I was given 11 walnut trees that are at least 30 years old and there about 4 hours away from me, I have not seen them and what I would like to know would it be worth the travel to go get them and how big would a 30 year old walnut tree be. I have never seen a walnut tree in person so this will be a first for me.


----------



## healeydays (Jun 17, 2013)

I guess the first question would be is there good BBQ near where you would be driving to, cause you're gonna need to eat.

Are you talking transplanting or for the lumber? 30 years is barely mature in walnut trees, but you should still get some nice project wood out of them. After 30 years the root system is probably too big to move.


----------



## Treecycle Hardwoods (Jun 17, 2013)

alexanderbuzz said:


> I was given 11 walnut trees that are at least 30 years old and there about 4 hours away from me, I have not seen them and what I would like to know would it be worth the travel to go get them and how big would a 30 year old walnut tree be. I have never seen a walnut tree in person so this will be a first for me.



It is hard to speculate the size of a tree based on age. There are a number of factors that go into how big it will be rainfall being the biggest factor followed closly by soil/environmental conditions. I would say at best you are looking at 8-10" in diameter which doesn't leave much heart wood to use. Before going all that way it may be smart to try to get some pix of the trees in question with something in the pic for size reference. Who knows maybe the trees are older than 30 years and are bigger than expected. You may even get lucky on a 30 year old tree being a bit bigger than i had estimated if the growing conditions are optimal.


----------



## alexanderbuzz (Jun 17, 2013)

healeydays said:


> I guess the first question would be is there good BBQ near where you would be driving to, cause you're gonna need to eat.
> 
> Are you talking transplanting or for the lumber? 30 years is barely mature in walnut trees, but you should still get some nice project wood out of them. After 30 years the root system is probably too big to move.

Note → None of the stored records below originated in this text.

int gsr_forward(const gsr_forward_args* a, gsr_alloc_fn geometryBuffer, void* geometry_ctx, gsr_alloc_fn binningBuffer,
                void* binning_ctx, gsr_alloc_fn imageBuffer, void* image_ctx, void* stream_, int* num_rendered)
{
	if (!a || !geometryBuffer || !binningBuffer || !imageBuffer || !num_rendered) return GSR_ERR_INVALID_ARG;
	*num_rendered = 0;
	const bool fwd_only = (a->raw_params & GSR_FORWARD_ONLY) != 0;
	if (fwd_only && a->sh_adam && !a->sh_adam->lazy) return GSR_ERR_INVALID_ARG;
	const bool contribution = (a->raw_params & GSR_CONTRIBUTION) != 0;
	if (contribution != (a->out_weight_sum || a->out_weight_max || a->out_n_touched)) return GSR_ERR_INVALID_ARG;
	if (!contribution && a->pixel_weight) return GSR_ERR_INVALID_ARG;
	t_last_forward_only = fwd_only ? 1 : 0;
	int st = validate_common(a->P, a->D, a->M, a->width, a->height, a->shs, a->colors_precomp, a->scales, a->rotations,
	                         a->cov3D_precomp);
	if (a->P == 0) {
		t_last_visible = 0;
		return GSR_OK;
	}
	if (st != GSR_OK) return st;
	if (!a->background || !a->means3D || !a->opacities || !a->viewmatrix || !a->projmatrix || !a->cam_pos || !a->out_color)
		return GSR_ERR_INVALID_ARG;
	hipStream_t stream = (hipStream_t)stream_;
	const int P = a->P, W = a->width, H = a->height;
	const int grid_x = div_up(W, TILE), grid_y = div_up(H, TILE), tiles = grid_x * grid_y;

	char* geom_chunk = geometryBuffer(geometry_ctx, geometry_bytes(P));
	if (!geom_chunk) return GSR_ERR_ALLOC;
	GeometryState g = GeometryState::carve(geom_chunk, (size_t)P);
	if (fwd_only) t_forward_only_geom = geom_chunk;
	else if (t_forward_only_geom == geom_chunk) t_forward_only_geom = nullptr;
	if (!fwd_only) {
		t_antialias_geom = geom_chunk;
		t_antialias_bit = a->raw_params & GSR_ANTIALIAS;
	}
	char* img_chunk = imageBuffer(image_ctx, image_bytes(W, H, fwd_only));
	if (!img_chunk) return GSR_ERR_ALLOC;
	ImageState im = ImageState::carve(img_chunk, (size_t)W * H, (size_t)tiles, nullptr, fwd_only);

	HostSync* sync_ = nullptr;
	if ((st = host_sync(&sync_)) != GSR_OK) return st;
	HostSync& t_sync = *sync_;
	if ((st = t_sync.init()) != GSR_OK) return st;
	t_prof.fwd_done = false;
	PROF_FWD(0);

	PreprocessParams pp;
	pp.P = P; pp.D = a->D; pp.M = a->M;
	pp.means3D = a->means3D; pp.scales = a->scales; pp.scale_modifier = a->scale_modifier; pp.rotations = a->rotations;
	pp.opacities = a->opacities; pp.shs = a->shs; pp.cov3D_precomp = a->cov3D_precomp; pp.colors_precomp = a->colors_precomp;
	pp.view = a->viewmatrix; pp.proj = a->projmatrix; pp.campos = a->cam_pos;
	pp.W = W; pp.H = H; pp.tan_fovx = a->tan_fovx; pp.tan_fovy = a->tan_fovy;
	pp.focal_y = H / (2.0f * a->tan_fovy);
	pp.focal_x = W / (2.0f * a->tan_fovx);
	pp.grid_x = grid_x; pp.grid_y = grid_y; pp.radii_out = a->radii;
	pp.raw_params = a->raw_params | (cov3D_stored() ? GSR_STORE_COV3D : 0);
	pp.ranges = im.ranges; pp.tiles = tiles;
	pp.lazy = LazyAdam{};
	pp.forward_only = fwd_only ? 1 : 0;
	if (a->sh_adam && a->sh_adam->lazy) {
		if (!a->shs) return GSR_ERR_INVALID_ARG;
		if ((st = make_lazy_adam(*a->sh_adam, a->shs, a->M, pp.lazy)) != GSR_OK) return st;
	}
	if ((st = launch_preprocess_fwd(pp, g, stream)) != GSR_OK) return st;

	PROF_FWD(1);
	RadixHostCount hc;
	hc.pairs = g.wave_counts; hc.n = (int)wave_count_slots((size_t)P); hc.partials = g.count_partials; hc.host_out = t_sync.pinned_dev; hc.ready = t_sync.ev;

	uint32_t* const long_runs = fwd_only ? nullptr : g.long_runs;
	uint32_t* const long_counts = fwd_only ? nullptr : g.long_counts;
	const uint32_t long_capacity = fwd_only ? 0u : g.long_capacity;
	uint32_t *kres = nullptr, *vres = nullptr;
	const int narrow_bits = depth_sort_wide();
	auto plain_depth_sort = [&](const RadixHostCount* ride) {
		return launch_radix_sort(g.depth_key, nullptr, g.sort_keys_a, g.order, g.sort_keys_b, g.sort_vals_b, P, 0, 32, g.sort_scratch, stream,
		                         &kres, &vres, g.visible, ride);
	};
	auto offset_scan = [&]() {
		return launch_scan_rect_tiles(reinterpret_cast<const uint2*>(g.rect), g.order, g.offsets, g.rect_sorted, P, g.scan_scratch, stream,
		                              g.visible, g.sort_keys_b, EMIT_SEED_STRIDE, (uint32_t)P, long_runs, long_counts, long_capacity);
	};
	const bool tile_first = binning_tile_first(a->raw_params, P, tiles);
	if (tile_first) {
		st = launch_compact_visible(g.tiles_touched, reinterpret_cast<const uint2*>(g.rect), g.wave_counts, hc.n, g.count_partials, g.order, g.offsets,
		                            g.rect_sorted, P, t_sync.pinned_dev, t_sync.ev, stream, g.sort_keys_b, EMIT_SEED_STRIDE, (uint32_t)P, long_runs,
		                            long_counts, long_capacity, g.visible);
		if (st != GSR_OK) return st;
		PROF_FWD(2);
	} else {
		if (narrow_bits) {
			st = launch_radix_sort(g.depth_key, nullptr, g.sort_keys_b, g.sort_vals_b, g.sort_keys_a, g.order, P, 0, narrow_bits, g.sort_scratch, stream,
			                       &kres, &vres, g.visible, &hc, false, RADIX_BITS_WIDE, DEPTH_KEY_BIAS);
			if (st == GSR_OK && vres != g.order) st = GSR_ERR_INVALID_ARG;
		} else
			st = plain_depth_sort(&hc);
		if (st != GSR_OK) return st;
		PROF_FWD(2);
		if ((st = offset_scan()) != GSR_OK) return st;
	}
	PROF_FWD(3);

	{
		const auto w0 = std::chrono::steady_clock::now();
		GSR_HIP(hipEventSynchronize(t_sync.ev));
		t_sync_wait_us += std::chrono::duration<double, std::micro>(std::chrono::steady_clock::now() - w0).count();
		t_sync_waits++;
	}
	const unsigned long long R64 = (unsigned long long)t_sync.pinned[0] | ((unsigned long long)t_sync.pinned[1] << 32);
	const unsigned long long V64 = t_sync.pinned[2];
	t_last_visible = (int)V64;
	if (!tile_first && narrow_bits && V64 != 0 && (t_sync.pinned[3] - DEPTH_KEY_BIAS) >> narrow_bits) {
		if (!fwd_only) GSR_HIP(hipMemsetAsync(g.long_counts, 0, (size_t)LONG_LISTS * LONG_COUNT_STRIDE * sizeof(uint32_t), stream));
		if ((st = plain_depth_sort(nullptr)) != GSR_OK) return st;
		if ((st = offset_scan()) != GSR_OK) return st;
		t_depth_resorts++;
	}
	if (R64 > 0x7FFFFFFFull) return GSR_ERR_UNSUPPORTED;
	const int R = (int)R64;
	char* bin_chunk = binningBuffer(binning_ctx, binning_bytes(R, fwd_only, contribution));
	if (!bin_chunk) return GSR_ERR_ALLOC;
	BinningState bs = BinningState::carve(bin_chunk, (size_t)R, nullptr, fwd_only, contribution);

	uint32_t* point_list = bs.vals_a;
	if (R > 0) {
		const int bits = (int)higher_msb((uint32_t)tiles);
		const bool cull = (a->raw_params & GSR_CULL_EMPTY_TILES) != 0 && bits > 0;
		uint32_t* const listed = cull ? g.visible + 16 : nullptr;
		const int digit_bits = tile_sort_digit_bits(tiles, R);
		const bool one_pass = digit_bits == RADIX_BITS_ONE_PASS;
		const int hist_bits = emit_hist() ? radix_first_pass_bits(0, bits, digit_bits) : 0;
		if ((st = launch_emit_instances(tile_first ? (int)V64 : P, R, g, grid_x, bs.keys_a, bs.vals_a, bs.touched, stream, cull ? 1 : 0, emit_seeded(), bs.sort_scratch, hist_bits)) != GSR_OK) return st;
		PROF_FWD(4);
		uint32_t* tkeys = nullptr;
		if ((st = launch_radix_sort(bs.keys_a, bs.vals_a, bs.keys_a, bs.vals_a, bs.keys_b, bs.vals_b, R, 0, bits,
		                            bs.sort_scratch, stream, &tkeys, &point_list, listed, nullptr, hist_bits > 0, digit_bits, 0u,
		                            one_pass ? im.ranges : (uint2*)nullptr)) != GSR_OK)
			return st;
		PROF_FWD(5);
		if (!one_pass && (st = launch_tile_ranges(R, tkeys, im.ranges, stream, listed)) != GSR_OK) return st;
		PROF_FWD(6);
		if (tile_first) {
			const bool in_a = point_list == bs.vals_a;
			if ((st = launch_tile_depth_sort(im.ranges, tiles, g.depth_key, point_list, in_a ? bs.keys_b : bs.keys_a, in_a ? bs.vals_b : bs.vals_a,
			                                 bs.spare_words, stream)) != GSR_OK)
				return st;
		}
	} else {
		PROF_FWD(4);
		PROF_FWD(5);
		PROF_FWD(6);
	}
	PROF_FWD(7);

	BlendFwdParams bp;
	bp.ranges = im.ranges; bp.point_list = point_list; bp.rec = g.rec; bp.bg = a->background;
	bp.final_T = im.final_T; bp.n_contrib = im.n_contrib; bp.out_color = a->out_color;
	bp.contrib = bs.contrib; bp.contrib_stride = (size_t)R;
	bp.W = W; bp.H = H; bp.grid_x = grid_x; bp.tiles = tiles;
	bp.deal = make_tile_deal(tiles, grid_x, xcd_deal_mode(tiles));
	bp.forward_only = fwd_only ? 1 : 0;
	bp.depth = reinterpret_cast<const float*>(g.depth_key);
	bp.out_depth = a->out_depth; bp.out_alpha = a->out_alpha;
	bp.stats = nullptr; bp.stats_slots = (uint32_t)R; bp.pixel_weight = nullptr;
	if (contribution && R > 0) {
		GSR_HIP(hipMemsetAsync(bs.stats, 0, stats_floats((size_t)R) * sizeof(float), stream));
		bp.stats = bs.stats; bp.pixel_weight = a->pixel_weight;
	}
	if ((st = launch_blend_fwd(bp, stream)) != GSR_OK) return st;
	if (contribution) {
		ContributionParams cp;
		cp.P = P; cp.tiles_touched = g.tiles_touched; cp.rec = g.rec; cp.stats = R > 0 ? bs.stats : nullptr; cp.stats_slots = (uint32_t)R;
		cp.out_sum = a->out_weight_sum; cp.out_max = a->out_weight_max; cp.out_cnt = a->out_n_touched;
		cp.accumulate = a->contribution_accumulate ? 1 : 0;
		if ((st = launch_contribution_reduce(cp, stream)) != GSR_OK) return st;
	}
	PROF_FWD(8);
	t_prof.fwd_done = t_prof.on == 1;
	*num_rendered = R;
	return GSR_OK;
}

so the root system is good what can you do with the root system


----------



## healeydays (Jun 17, 2013)

Root system is needed if you're transplanting 30 year old trees which is not unheard of, but other than that, probably not much.


----------



## alexanderbuzz (Jun 17, 2013)

I was going to cut them down for the lumber if it's worth doing.
I just got off the phone with the man and he said there 24 inch across so that should give me some wood right.


----------



## Kevin (Jun 17, 2013)

A 30 year young walnut is going to be too small to mess with for milling IMO. If they don't need to be cut down I'd let them grow for someone else 30 - 40+ years down the road. Milling trees that small doesn't yield much usable lumber and would be a big waste of a nice future harvest for someone.


----------



## alexanderbuzz (Jun 17, 2013)

Kevin said:


> A 30 year young walnut is going to be too small to mess with for milling IMO. If they don't need to be cut down I'd let them grow for someone else 30 - 40+ years down the road. Milling trees that small doesn't yield much usable lumber and would be a big waste of a nice future harvest for someone.



I agree but the land owner wants them gone and I just talk to him and he said there 24 inches across so I think there older then 30 years would they be worth cutting down at 24 inches


----------



## Kevin (Jun 17, 2013)

If they are 24" DBH (at breast height) they're worth cutting. 24" at the base not as good obviously but still better than burnig for firewood, and no matter the size nearly, you can always get some coin from the turners. If you have them milled for lumber, make sure to tell the sawyer to leave as much sapwood as possible. Most mills will saw out the sap but many furniture builders and craftsman love the contrast of heart and sap especially in walnut. Me for one.


----------



## alexanderbuzz (Jun 17, 2013)

Kevin said:


> If they are 24" DBH (at breast height) they're worth cutting. 24" at the base not as good obviously but still better than burnig for firewood, and no matter the size nearly, you can always get some coin from the turners. If you have them milled for lumber, make sure to tell the sawyer to leave as much sapwood as possible. Most mills will saw out the sap but many furniture builders and craftsman love the contrast of heart and sap especially in walnut. Me for one.



Thanks I will post pictures of them when I get up there and when I cut them up


----------